■ **Description of the task**
What is needed is an exact retyping of the records below, from the first line through the line that contains "-390,6 +416,10 @@".

=== Exercise input ===

@@ -382,7 +408,7 @@
     const int tiles_n = (int)gridDim.x, tiles_m_pad = (int)gridDim.y;
     int lin = (int)blockIdx.y * tiles_n + (int)blockIdx.x;
     const int total = tiles_n * tiles_m_pad;
-    if ((total & 7) == 0) lin = (lin & 7) * (total >> 3) + (lin >> 3);
+    if ((total & 7) == 0) lin = (((lin & 7) + (skip.tiles ? (int)blockIdx.z : 0)) & 7) * (total >> 3) + (lin >> 3);
     int m0, n0;
     {
         const int per = sm_tiles * sn_tiles, sup = lin / per, r = lin - sup * per;
@@ -390,6 +416,10 @@
         const int tm = (sup / n_sn) * sm_tiles + r / sn_tiles, tn = (sup % n_sn) * sn_tiles + r % sn_tiles;
         m0 = tm * G_BM; n0 = tn * G_BN;
         if (m0 >= M) return;
+        if (skip.tiles) {
+            const int2 sk = skip.tiles[blockIdx.z];
+            if (tm >= sk.x && tm <= sk.y) return;
+        }
     }
     float bv[8]; float bv_col;
     gemm_fetch_bias<EPI>(bias, n0, tid, bv, bv_col);
@@ -448,7 +478,28 @@
             for (int r = 0; r < 4; r++)
                 tile[(wr * 64 + i * 16 + fq * 4 + r) * G_TLD + wc * 32 + j * 16 + fr] = acc[i][j][r];
     __syncthreads();
-    gemm_store_tile<EPI>(tile, tid, m0, n0, M, N, bv, bv_col, Cv, ldc, (int64_t)blockIdx.z * c_batch, pos, pos_T, v_col0, vt_sp);
+    gemm_store_tile<EPI>(tile, tid, m0, n0, M, N, bv, bv_col, Cv, ldc, (int64_t)blockIdx.z * c_batch, pos, pos_T, v_col0, vt_sp,
+                         skip.rep ? skip.rep + (int64_t)blockIdx.z * N : nullptr, skip.rep_row);
+}
+
+constexpr int SF_ROWS = 16;
+static_assert(ST_TILE % SF_ROWS == 0, "a fill workgroup must not straddle a tile boundary");
+__global__ __launch_bounds__(256) void k_stem_fill(const int2 *__restrict__ tiles, const float *__restrict__ rep, const float *__restrict__ bias,
+                                                   const float *__restrict__ pos , int d , float *__restrict__ out )
+{
+    const int clip = blockIdx.y, t0 = blockIdx.x * SF_ROWS;
+    if (t0 < tiles[clip].x * ST_TILE || t0 >= ST_C2_LAST * ST_TILE) return;
+    const int d4 = d >> 2;
+    const float *acc = rep + (int64_t)clip * d;
+    float *dst = out + ((int64_t)clip * W_CTX + t0) * d;
+    const float *pe0 = pos + (int64_t)t0 * d;
+    for (int i = threadIdx.x; i < SF_ROWS * d4; i += 256) {
+        const int cx = (i % d4) * 4;
+        const float4 v = *reinterpret_cast<const float4 *>(acc + cx), b = *reinterpret_cast<const float4 *>(bias + cx);
+        const float4 pe = *reinterpret_cast<const float4 *>(pe0 + (int64_t)i * 4);
+        const float4 o = make_float4(gelu_exact(v.x + b.x) + pe.x, gelu_exact(v.y + b.y) + pe.y, gelu_exact(v.z + b.z) + pe.z, gelu_exact(v.w + b.w) + pe.w);
+        *reinterpret_cast<float4 *>(dst + (int64_t)i * 4) = o;
+    }
 }
 
 constexpr int S_BM = 64, S_BN = 32, S_KC = 256, S_THREADS = 256, S_NBUF = 3;
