@@ -847,14 +878,40 @@
     CU(ctx->w_paylen.ensure((R + 1) * 4));
     CU(ctx->w_sliceoff.ensure((R + 2) * 8));
     CU(ctx->w_readblock.ensure((R + 1) * 4));
-    const uint32_t n_tiles = (uint32_t)((R + kScanTile - 1) / kScanTile);
-    CU(ctx->w_tiles.ensure(((size_t)n_tiles + 2) * 8));
     uint8_t* chosen = nullptr;
     uint8_t* switched = nullptr;
     if (!fast) {
         CU(ctx->w_chosen.ensure(4 * R + 16));
         chosen = ctx->w_chosen.as<uint8_t>();
         switched = chosen + 2 * R;
+    }
+    unsigned long long* slice_off = ctx->w_sliceoff.as<unsigned long long>();
+    const bool uniform = !chosen || (sp.n_cand[0] == 1 && sp.n_cand[1] == 1);
+    FusedAsm fa{};
+    const unsigned egrid = (unsigned)((R + 127) / 128);
+    bool fused = R > 0 && uniform && ctx->fused_asm;
+    if (fused) {
+        CU(fused_lag(ctx, static_pair_index(ctx, sp.cand_model[0], sp.cand_model[kMaxCand]), &fa.lag));
+        fused = ctx->fused_lag >= 0 || egrid >= 4ull * fa.lag;
+    }
+    if (fused) {
+        CU(ctx->w_blockadj.ensure((2 * (size_t)B + 1) * 8));
+        unsigned long long* adj = ctx->w_blockadj.as<unsigned long long>();
+        block_adj_kernel<<<1, kScanBlock, 0, st>>>(batch->block_first_read, B, prefix_len, fast, adj, adj + B);
+        LAUNCHED("block_adj");
+        read_block_kernel<<<B, 256, 0, st>>>(batch->block_first_read, B, ctx->w_readblock.as<uint32_t>());
+        LAUNCHED("read_block");
+        CU(ctx->w_tiles.ensure(((size_t)egrid + 1) * 8));
+        CU(cudaMemsetAsync(ctx->w_tiles.p, 0, ((size_t)egrid + 1) * 8, st));
+        fa.status = ctx->w_tiles.as<unsigned long long>();
+        fa.ticket = reinterpret_cast<uint32_t*>(fa.status + egrid);
+        fa.n_tiles = egrid;
+        fa.block_adj = adj;
+        fa.read_block = ctx->w_readblock.as<uint32_t>();
+        fa.block_first = batch->block_first_read;
+        fa.slice_off = slice_off;
+        fa.out = out;
+        fa.out_cap = out_cap;
     }
 
     if (R > 0) {
@@ -899,13 +956,11 @@
             ea.part_crc = ctx->w_crcpart.as<uint32_t>();
             ea.part_len = ctx->w_crclen.as<unsigned long long>();
         }
-        const bool uniform = !chosen || (sp.n_cand[0] == 1 && sp.n_cand[1] == 1);
         const ModelDev& hma = ctx->slots[sp.cand_model[0]].dev;
         const ModelDev& hmq = ctx->slots[sp.cand_model[kMaxCand]].dev;
-        const unsigned egrid = (unsigned)((R + 127) / 128);
         const uint32_t n_pairs = sp.n_cand[0] * sp.n_cand[1];
         if (uniform) {
-            IDN_LAUNCH_UNIFORM(static_pair_index(ctx, sp.cand_model[0], sp.cand_model[kMaxCand]), encode_kernel, egrid, st, ea, hma, hmq)
+            IDN_LAUNCH_UNIFORM(static_pair_index(ctx, sp.cand_model[0], sp.cand_model[kMaxCand]), encode_kernel, egrid, st, ea, hma, hmq, fa)
             LAUNCHED("encode");
         } else if (ctx->bucket_pairs && n_pairs <= kMaxPairs && R < 0xffffffffull) {
             CU(ctx->w_bucket.ensure(3 * kMaxPairs * 4));
@@ -932,49 +987,59 @@
                     LAUNCHED("encode");
                 }
         } else {
-            encode_kernel<false, DynSpecs><<<egrid, 128, 0, st>>>(ea, hma, hmq);
+            encode_kernel<false, DynSpecs><<<egrid, 128, 0, st>>>(ea, hma, hmq, fa);
             LAUNCHED("encode");
         }
     }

===

■ **Task output**
@@ -382,7 +408,7 @@
     const int tiles_n = (int)gridDim.x, tiles_m_pad = (int)gridDim.y;
     int lin = (int)blockIdx.y * tiles_n + (int)blockIdx.x;
     const int total = tiles_n * tiles_m_pad;
-    if ((total & 7) == 0) lin = (lin & 7) * (total >> 3) + (lin >> 3);
+    if ((total & 7) == 0) lin = (((lin & 7) + (skip.tiles ? (int)blockIdx.z : 0)) & 7) * (total >> 3) + (lin >> 3);
     int m0, n0;
     {
         const int per = sm_tiles * sn_tiles, sup = lin / per, r = lin - sup * per;
@@ -390,6 +416,10 @@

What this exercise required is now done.